* Action item: Scan the material for the word "taps" and copy each line where it occurs.
====
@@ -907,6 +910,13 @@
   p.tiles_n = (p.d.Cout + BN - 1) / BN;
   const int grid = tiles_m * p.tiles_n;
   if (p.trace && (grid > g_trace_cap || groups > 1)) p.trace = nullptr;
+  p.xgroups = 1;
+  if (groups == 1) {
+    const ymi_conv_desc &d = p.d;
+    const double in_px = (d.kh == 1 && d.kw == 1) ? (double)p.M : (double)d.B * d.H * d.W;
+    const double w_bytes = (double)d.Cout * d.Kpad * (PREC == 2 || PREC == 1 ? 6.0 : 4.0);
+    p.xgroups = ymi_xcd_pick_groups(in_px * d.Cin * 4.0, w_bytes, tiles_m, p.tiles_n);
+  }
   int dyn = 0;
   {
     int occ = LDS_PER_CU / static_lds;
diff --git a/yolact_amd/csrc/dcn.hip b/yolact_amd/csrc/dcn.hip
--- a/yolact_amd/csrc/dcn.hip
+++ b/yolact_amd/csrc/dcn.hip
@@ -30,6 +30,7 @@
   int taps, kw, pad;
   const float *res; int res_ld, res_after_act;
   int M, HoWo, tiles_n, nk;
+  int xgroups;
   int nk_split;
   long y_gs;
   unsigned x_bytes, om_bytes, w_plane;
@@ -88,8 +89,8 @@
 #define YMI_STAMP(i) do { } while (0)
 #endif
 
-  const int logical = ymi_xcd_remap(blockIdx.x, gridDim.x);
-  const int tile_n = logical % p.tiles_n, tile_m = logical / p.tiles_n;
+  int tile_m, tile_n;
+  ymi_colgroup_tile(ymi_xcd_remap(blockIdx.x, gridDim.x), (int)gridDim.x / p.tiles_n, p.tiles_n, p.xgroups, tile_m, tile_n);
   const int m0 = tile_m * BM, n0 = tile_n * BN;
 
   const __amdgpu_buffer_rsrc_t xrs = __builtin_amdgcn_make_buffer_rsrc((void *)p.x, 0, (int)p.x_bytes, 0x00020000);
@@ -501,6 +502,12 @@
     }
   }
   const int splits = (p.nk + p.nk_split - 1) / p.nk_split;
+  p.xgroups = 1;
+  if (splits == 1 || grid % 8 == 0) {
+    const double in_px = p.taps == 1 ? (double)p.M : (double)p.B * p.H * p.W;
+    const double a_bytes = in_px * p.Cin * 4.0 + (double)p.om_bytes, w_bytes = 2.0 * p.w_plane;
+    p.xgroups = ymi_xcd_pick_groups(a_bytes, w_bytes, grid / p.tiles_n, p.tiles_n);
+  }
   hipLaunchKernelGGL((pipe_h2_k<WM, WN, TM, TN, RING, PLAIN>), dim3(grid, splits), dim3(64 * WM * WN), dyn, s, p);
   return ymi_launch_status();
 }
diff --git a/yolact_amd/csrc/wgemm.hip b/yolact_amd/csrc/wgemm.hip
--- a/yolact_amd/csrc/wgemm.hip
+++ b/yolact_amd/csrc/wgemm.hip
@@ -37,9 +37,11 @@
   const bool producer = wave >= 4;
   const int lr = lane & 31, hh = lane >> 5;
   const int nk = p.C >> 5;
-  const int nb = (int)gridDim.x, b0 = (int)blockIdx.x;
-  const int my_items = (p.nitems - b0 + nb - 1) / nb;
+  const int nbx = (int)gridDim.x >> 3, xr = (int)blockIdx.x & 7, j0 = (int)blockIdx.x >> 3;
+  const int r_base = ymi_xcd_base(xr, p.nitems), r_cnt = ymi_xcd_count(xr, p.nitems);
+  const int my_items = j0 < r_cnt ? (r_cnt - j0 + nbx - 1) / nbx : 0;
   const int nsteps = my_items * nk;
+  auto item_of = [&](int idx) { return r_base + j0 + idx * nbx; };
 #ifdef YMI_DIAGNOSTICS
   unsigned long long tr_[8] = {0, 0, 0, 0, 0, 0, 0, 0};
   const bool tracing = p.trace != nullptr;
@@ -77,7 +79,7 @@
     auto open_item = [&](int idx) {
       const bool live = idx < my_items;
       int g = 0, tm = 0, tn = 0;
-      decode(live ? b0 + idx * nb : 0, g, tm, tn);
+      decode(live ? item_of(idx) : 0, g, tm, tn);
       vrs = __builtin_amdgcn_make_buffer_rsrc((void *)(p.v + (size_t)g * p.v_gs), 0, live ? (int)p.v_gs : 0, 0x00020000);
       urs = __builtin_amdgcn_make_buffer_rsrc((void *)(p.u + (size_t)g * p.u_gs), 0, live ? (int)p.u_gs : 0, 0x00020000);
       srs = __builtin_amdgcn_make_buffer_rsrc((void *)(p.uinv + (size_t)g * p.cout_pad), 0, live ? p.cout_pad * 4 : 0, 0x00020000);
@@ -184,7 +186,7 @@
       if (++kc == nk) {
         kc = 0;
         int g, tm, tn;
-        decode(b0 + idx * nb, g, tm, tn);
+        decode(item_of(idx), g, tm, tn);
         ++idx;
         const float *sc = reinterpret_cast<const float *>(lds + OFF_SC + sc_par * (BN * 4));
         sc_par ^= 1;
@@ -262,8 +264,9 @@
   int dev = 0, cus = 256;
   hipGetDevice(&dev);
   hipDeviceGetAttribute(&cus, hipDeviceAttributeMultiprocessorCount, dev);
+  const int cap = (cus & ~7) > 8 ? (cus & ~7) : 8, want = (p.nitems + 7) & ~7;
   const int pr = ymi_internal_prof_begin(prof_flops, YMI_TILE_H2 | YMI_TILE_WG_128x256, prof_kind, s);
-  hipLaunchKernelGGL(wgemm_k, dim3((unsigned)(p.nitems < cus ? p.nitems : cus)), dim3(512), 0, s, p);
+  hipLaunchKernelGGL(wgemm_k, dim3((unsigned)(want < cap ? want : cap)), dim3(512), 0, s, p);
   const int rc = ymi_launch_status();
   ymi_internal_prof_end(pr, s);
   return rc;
====
* Task answer:
   int taps, kw, pad;
+    const double in_px = p.taps == 1 ? (double)p.M : (double)p.B * p.H * p.W;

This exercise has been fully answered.